WORK ITEM:
Repeat the records. Each line must match exactly.

--- START ---

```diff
@@ -166,8 +187,9 @@
         bands.append(torch.where(done, -1, (b << shifts).sum(1)))
         inband = b == 2
         safe = torch.where(inband, m0, torch.ones_like(m0))
+        one = torch.ones_like(m0)
         g0 = torch.where(inband, 1.0 / safe,
-                         torch.where(b == 1, 1.0 / model.mn2, torch.where(b == 3, 1.0 / model.mx2, 1.0)))
+                         torch.where(b == 1, one * (1.0 / model.mn2), torch.where(b == 3, one * (1.0 / model.mx2), one)))
         g1 = torch.where(inband, -m1 / (safe * safe), torch.zeros_like(m1))
         mlo_s = torch.where(inband, mlo, torch.ones_like(mlo))
         eg = torch.where(inband, em / (safe * safe) + (m1.abs() + em) ** 2 / (safe * safe * mlo_s),
@@ -199,6 +221,27 @@
             break
     ret = torch.where(conv, its, -its)
     return ok.cpu().numpy(), ret.cpu().numpy(), signature(torch.stack(bands, 1), ret)
+
+
+def _certify_native(model, h, lo, hi, delta_band, delta_stop):
+    from powergridworld_amd import _lib
+    host = lambda x, dt: (x.detach().cpu().numpy() if torch.is_tensor(x) else np.asarray(x)).astype(dt)
+    h, lo, hi = host(h, np.int32), host(lo, np.float64), host(hi, np.float64)
+    K, dev = lo.shape[0], model.u0.device
+    if K == 0:
+        return np.zeros(0, bool), np.zeros(0, np.int64), np.zeros(0, np.uint64)
+    inp = np.empty((3, K), np.float64)
+    inp[0], inp[1] = lo, hi
+    inp[2].view(np.int32)[:K] = h
+    d_in = torch.from_numpy(inp).to(dev)
+    d_out = torch.empty((2, K), dtype=torch.int64, device=dev)
+    i32 = d_out[1].view(torch.int32)
+    _lib.check(_lib.lib().pgw_pf_od_certify(model.native_model(delta_band, delta_stop), K, d_in[2].data_ptr(),
+                                            d_in[0].data_ptr(), d_in[1].data_ptr(), i32[:K].data_ptr(),
+                                            i32[K:].data_ptr(), d_out[0].data_ptr(), _lib.stream_ptr(dev)))
+    out = d_out.cpu().numpy()
+    okret = out[1].view(np.int32)
+    return okret[:K] != 0, okret[K:].astype(np.int64), out[0].view(np.uint64).copy()
 
 
 def certify_pieces(model, h, a, b, it, sig, min_width=1e-9, max_depth=12, max_live=64, split=16):
diff --git a/powergridworld_amd/distribution_system/opendss.py b/powergridworld_amd/distribution_system/opendss.py
--- a/powergridworld_amd/distribution_system/opendss.py
+++ b/powergridworld_amd/distribution_system/opendss.py
@@ -267,6 +267,7 @@
         self.od_row_masks = True
         self.od_record_rows = True
         self.od_certify = True
+        self.od_certify_native = True
         self.od_row_records = True
         self._od_qrec = None
         self._od_qinfo = {}
@@ -623,6 +624,7 @@
         if self.od_certify and len(cand):
             from powergridworld_amd.distribution_system.od_certify import SnapModel, certify_pieces
             model = SnapModel.from_solver(self, list(range(idx0, idx0 + H)), hours)
+            model.native = bool(self.od_certify_native)
             c_lo, c_hi, c_kw = certify_pieces(model, pq_[cand], pa[cand], pb[cand], pit[cand], psig[cand],
                                               min_width=self.OD_RESP_MIN_WIDTH)
             none = c_lo > c_hi
```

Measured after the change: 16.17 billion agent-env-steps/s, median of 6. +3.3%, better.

--- END ---

RESULT:
```diff
@@ -166,8 +187,9 @@
         bands.append(torch.where(done, -1, (b << shifts).sum(1)))
         inband = b == 2
         safe = torch.where(inband, m0, torch.ones_like(m0))
+        one = torch.ones_like(m0)
         g0 = torch.where(inband, 1.0 / safe,
-                         torch.where(b == 1, 1.0 / model.mn2, torch.where(b == 3, 1.0 / model.mx2, 1.0)))
+                         torch.where(b == 1, one * (1.0 / model.mn2), torch.where(b == 3, one * (1.0 / model.mx2), one)))
         g1 = torch.where(inband, -m1 / (safe * safe), torch.zeros_like(m1))
         mlo_s = torch.where(inband, mlo, torch.ones_like(mlo))
         eg = torch.where(inband, em / (safe * safe) + (m1.abs() + em) ** 2 / (safe * safe * mlo_s),
@@ -199,6 +221,27 @@
             break
     ret = torch.where(conv, its, -its)
     return ok.cpu().numpy(), ret.cpu().numpy(), signature(torch.stack(bands, 1), ret)
+
+
+def _certify_native(model, h, lo, hi, delta_band, delta_stop):
+    from powergridworld_amd import _lib
+    host = lambda x, dt: (x.detach().cpu().numpy() if torch.is_tensor(x) else np.asarray(x)).astype(dt)
+    h, lo, hi = host(h, np.int32), host(lo, np.float64), host(hi, np.float64)
+    K, dev = lo.shape[0], model.u0.device
+    if K == 0:
+        return np.zeros(0, bool), np.zeros(0, np.int64), np.zeros(0, np.uint64)
+    inp = np.empty((3, K), np.float64)
+    inp[0], inp[1] = lo, hi
+    inp[2].view(np.int32)[:K] = h
+    d_in = torch.from_numpy(inp).to(dev)
+    d_out = torch.empty((2, K), dtype=torch.int64, device=dev)
+    i32 = d_out[1].view(torch.int32)
+    _lib.check(_lib.lib().pgw_pf_od_certify(model.native_model(delta_band, delta_stop), K, d_in[2].data_ptr(),
+                                            d_in[0].data_ptr(), d_in[1].data_ptr(), i32[:K].data_ptr(),
+                                            i32[K:].data_ptr(), d_out[0].data_ptr(), _lib.stream_ptr(dev)))
+    out = d_out.cpu().numpy()
+    okret = out[1].view(np.int32)
+    return okret[:K] != 0, okret[K:].astype(np.int64), out[0].view(np.uint64).copy()
 
 
 def certify_pieces(model, h, a, b, it, sig, min_width=1e-9, max_depth=12, max_live=64, split=16):
diff --git a/powergridworld_amd/distribution_system/opendss.py b/powergridworld_amd/distribution_system/opendss.py
--- a/powergridworld_amd/distribution_system/opendss.py
+++ b/powergridworld_amd/distribution_system/opendss.py
@@ -267,6 +267,7 @@
         self.od_row_masks = True
         self.od_record_rows = True
         self.od_certify = True
+        self.od_certify_native = True
         self.od_row_records = True
         self._od_qrec = None
         self._od_qinfo = {}
@@ -623,6 +624,7 @@
         if self.od_certify and len(cand):
             from powergridworld_amd.distribution_system.od_certify import SnapModel, certify_pieces
             model = SnapModel.from_solver(self, list(range(idx0, idx0 + H)), hours)
+            model.native = bool(self.od_certify_native)
             c_lo, c_hi, c_kw = certify_pieces(model, pq_[cand], pa[cand], pb[cand], pit[cand], psig[cand],
                                               min_width=self.OD_RESP_MIN_WIDTH)
             none = c_lo > c_hi
```

Measured after the change: 16.17 billion agent-env-steps/s, median of 6. +3.3%, better.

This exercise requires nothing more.